> [About this task]: Can you pull out each line of the data below that includes the word "kmode"?

> [Dataset excerpts]:
@@ -369,13 +369,14 @@
 }
 
 uint64_t deep_rows_bytes(uint64_t r) { return ((r + 2) / 3) * 64; }
+uint64_t deep_rows_alloc_bytes(uint64_t r) { return ((r + 5) / 6) * 128; }
 bool deep_rows_eligible(uint64_t r) { return r >= 8 && r < 0x0FFFFFFFull; }
 
 hipError_t build_deep_rows(int kmode, const DevIndex &ix, uint8_t *d_rows3, hipStream_t stream) {
     if (!d_rows3 || !deep_rows_eligible(ix.r) || kmode != 6) return hipErrorInvalidValue;
-    hipError_t e = hipMemsetAsync(d_rows3, 0, deep_rows_bytes(ix.r), stream);
+    hipError_t e = hipMemsetAsync(d_rows3, 0, deep_rows_alloc_bytes(ix.r), stream);
     if (e != hipSuccess) return e;
-    const uint64_t blocks = (ix.r + 2 + 255) / 256;
+    const uint64_t blocks = (ix.r + 5 + 255) / 256;
     hipLaunchKernelGGL(deep_rows_kernel, dim3((unsigned)blocks), dim3(256), 0, stream, ix, reinterpret_cast<uint32_t *>(d_rows3));
     return hipGetLastError();
 }
diff --git a/movi_amd/csrc/movi_kernels.hpp b/movi_amd/csrc/movi_kernels.hpp
--- a/movi_amd/csrc/movi_kernels.hpp
+++ b/movi_amd/csrc/movi_kernels.hpp
@@ -216,6 +216,7 @@
 hipError_t build_kmer_table(const DevIndex &ix, uint32_t K, uint4 *d_table, hipStream_t stream);
 uint64_t ahead_rows_bytes(uint64_t r);
 uint64_t deep_rows_bytes(uint64_t r);
+uint64_t deep_rows_alloc_bytes(uint64_t r);
 bool deep_rows_eligible(uint64_t r);
 hipError_t build_deep_rows(int kmode, const DevIndex &ix, uint8_t *d_rows3, hipStream_t stream);
 bool ahead_rows_hinted(uint64_t r);
diff --git a/movi_amd/csrc/movi_walk.hpp b/movi_amd/csrc/movi_walk.hpp
--- a/movi_amd/csrc/movi_walk.hpp
+++ b/movi_amd/csrc/movi_walk.hpp
@@ -60,16 +60,14 @@
     };
     uint2 ahw[4];
     uint4 raw[4];
-    uint4 dq[4];
+    uint4 dq[8];
     const uint32_t odd_lane = threadIdx.x & 1u;
     auto fetch = [&](IdxT nd, bool act, uint2 (&w)[4]) {
         if (AHD == 2) {
-            const uint32_t q3 = __umulhi((uint32_t)nd, 0xAAAAAAABu) >> 1;
-            const uint8_t *at = ix.rows3 + (act ? (uint64_t)q3 * 64u : 0u);
-            __builtin_memcpy(&dq[0], at, 16);
-            __builtin_memcpy(&dq[1], at + 16, 16);
-            __builtin_memcpy(&dq[2], at + 32, 16);
-            __builtin_memcpy(&dq[3], at + 48, 16);
+            const uint32_t q6 = __umulhi((uint32_t)nd, 0xAAAAAAABu) >> 2;
+            const uint8_t *at = ix.rows3 + (act ? (uint64_t)q6 * 128u : 0u);
+#pragma unroll
+            for (uint32_t i = 0; i < 8u; ++i) __builtin_memcpy(&dq[i], at + 16u * i, 16);
             return;
         }
         if (PSH) {
@@ -281,45 +279,58 @@
         R.tpl = 0; R.lf3 = 0; R.off2 = 0; R.j3 = 0;
         if (AHD == 2) {
             const uint32_t need32 = (uint32_t)need;
-            const uint32_t wbase = (__umulhi(need32, 0xAAAAAAABu) >> 1) * 3u;
+            const uint32_t wbase = (__umulhi(need32, 0xAAAAAAABu) >> 2) * 6u;
             const uint32_t r1u = (uint32_t)r1;
-            const uint32_t d1a = dq[0].y, d1b = dq[1].z, d1c = dq[2].w;
-            const uint32_t n0 = d1a & 0x7FFu, n1w = d1b & 0x7FFu, n2w = d1c & 0x7FFu;
-            const uint32_t nm = (uint32_t)(((d1a >> 22) & 7u) != a) | ((uint32_t)(((d1b >> 22) & 7u) != a) << 1) | ((uint32_t)(((d1c >> 22) & 7u) != a) << 2);
+            const uint32_t d1[6] = {dq[0].y, dq[1].z, dq[2].w, dq[4].y, dq[5].z, dq[6].w};
+            uint32_t nw[6], nm = 0;
+#pragma unroll
+            for (uint32_t i = 0; i < 6u; ++i) {
+                nw[i] = d1[i] & 0x7FFu;
+                nm |= (uint32_t)(((d1[i] >> 22) & 7u) != a) << i;
+            }
             const uint32_t lim = r1u - wbase;
             const uint32_t first_win = (uint32_t)(wbase == 0u);
+            auto sel3 = [](uint32_t x0, uint32_t x1, uint32_t x2, uint32_t q) { return q == 0u ? x0 : (q == 1u ? x1 : x2); };
             uint32_t nd = need32;
             {
                 const uint32_t q0 = nd - wbase;
-                const uint32_t inw = (uint32_t)(q0 < 3u) & (uint32_t)(st < sDone);
-                const uint32_t m0 = q0 == 0u, m1 = q0 <= 1u;
-                const uint32_t t1 = m0 ? n0 : 0u, t2 = t1 + (m1 ? n1w : 0u), t3 = t2 + n2w;
+                const uint32_t inw = (uint32_t)(q0 < 6u) & (uint32_t)(st < sDone);
                 const uint32_t isff = inw & (uint32_t)(st == sFF);
                 const uint32_t room = 65534u - (ff_run < 65534u ? ff_run : 65534u);
-                uint32_t p0 = isff & m0 & (uint32_t)(off >= t1) & (uint32_t)(0u < lim), p1 = isff & m1 & (uint32_t)(off >= t2) & (uint32_t)(1u < lim),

> [Answer space]:
 hipError_t build_deep_rows(int kmode, const DevIndex &ix, uint8_t *d_rows3, hipStream_t stream) {
     if (!d_rows3 || !deep_rows_eligible(ix.r) || kmode != 6) return hipErrorInvalidValue;
 hipError_t build_deep_rows(int kmode, const DevIndex &ix, uint8_t *d_rows3, hipStream_t stream);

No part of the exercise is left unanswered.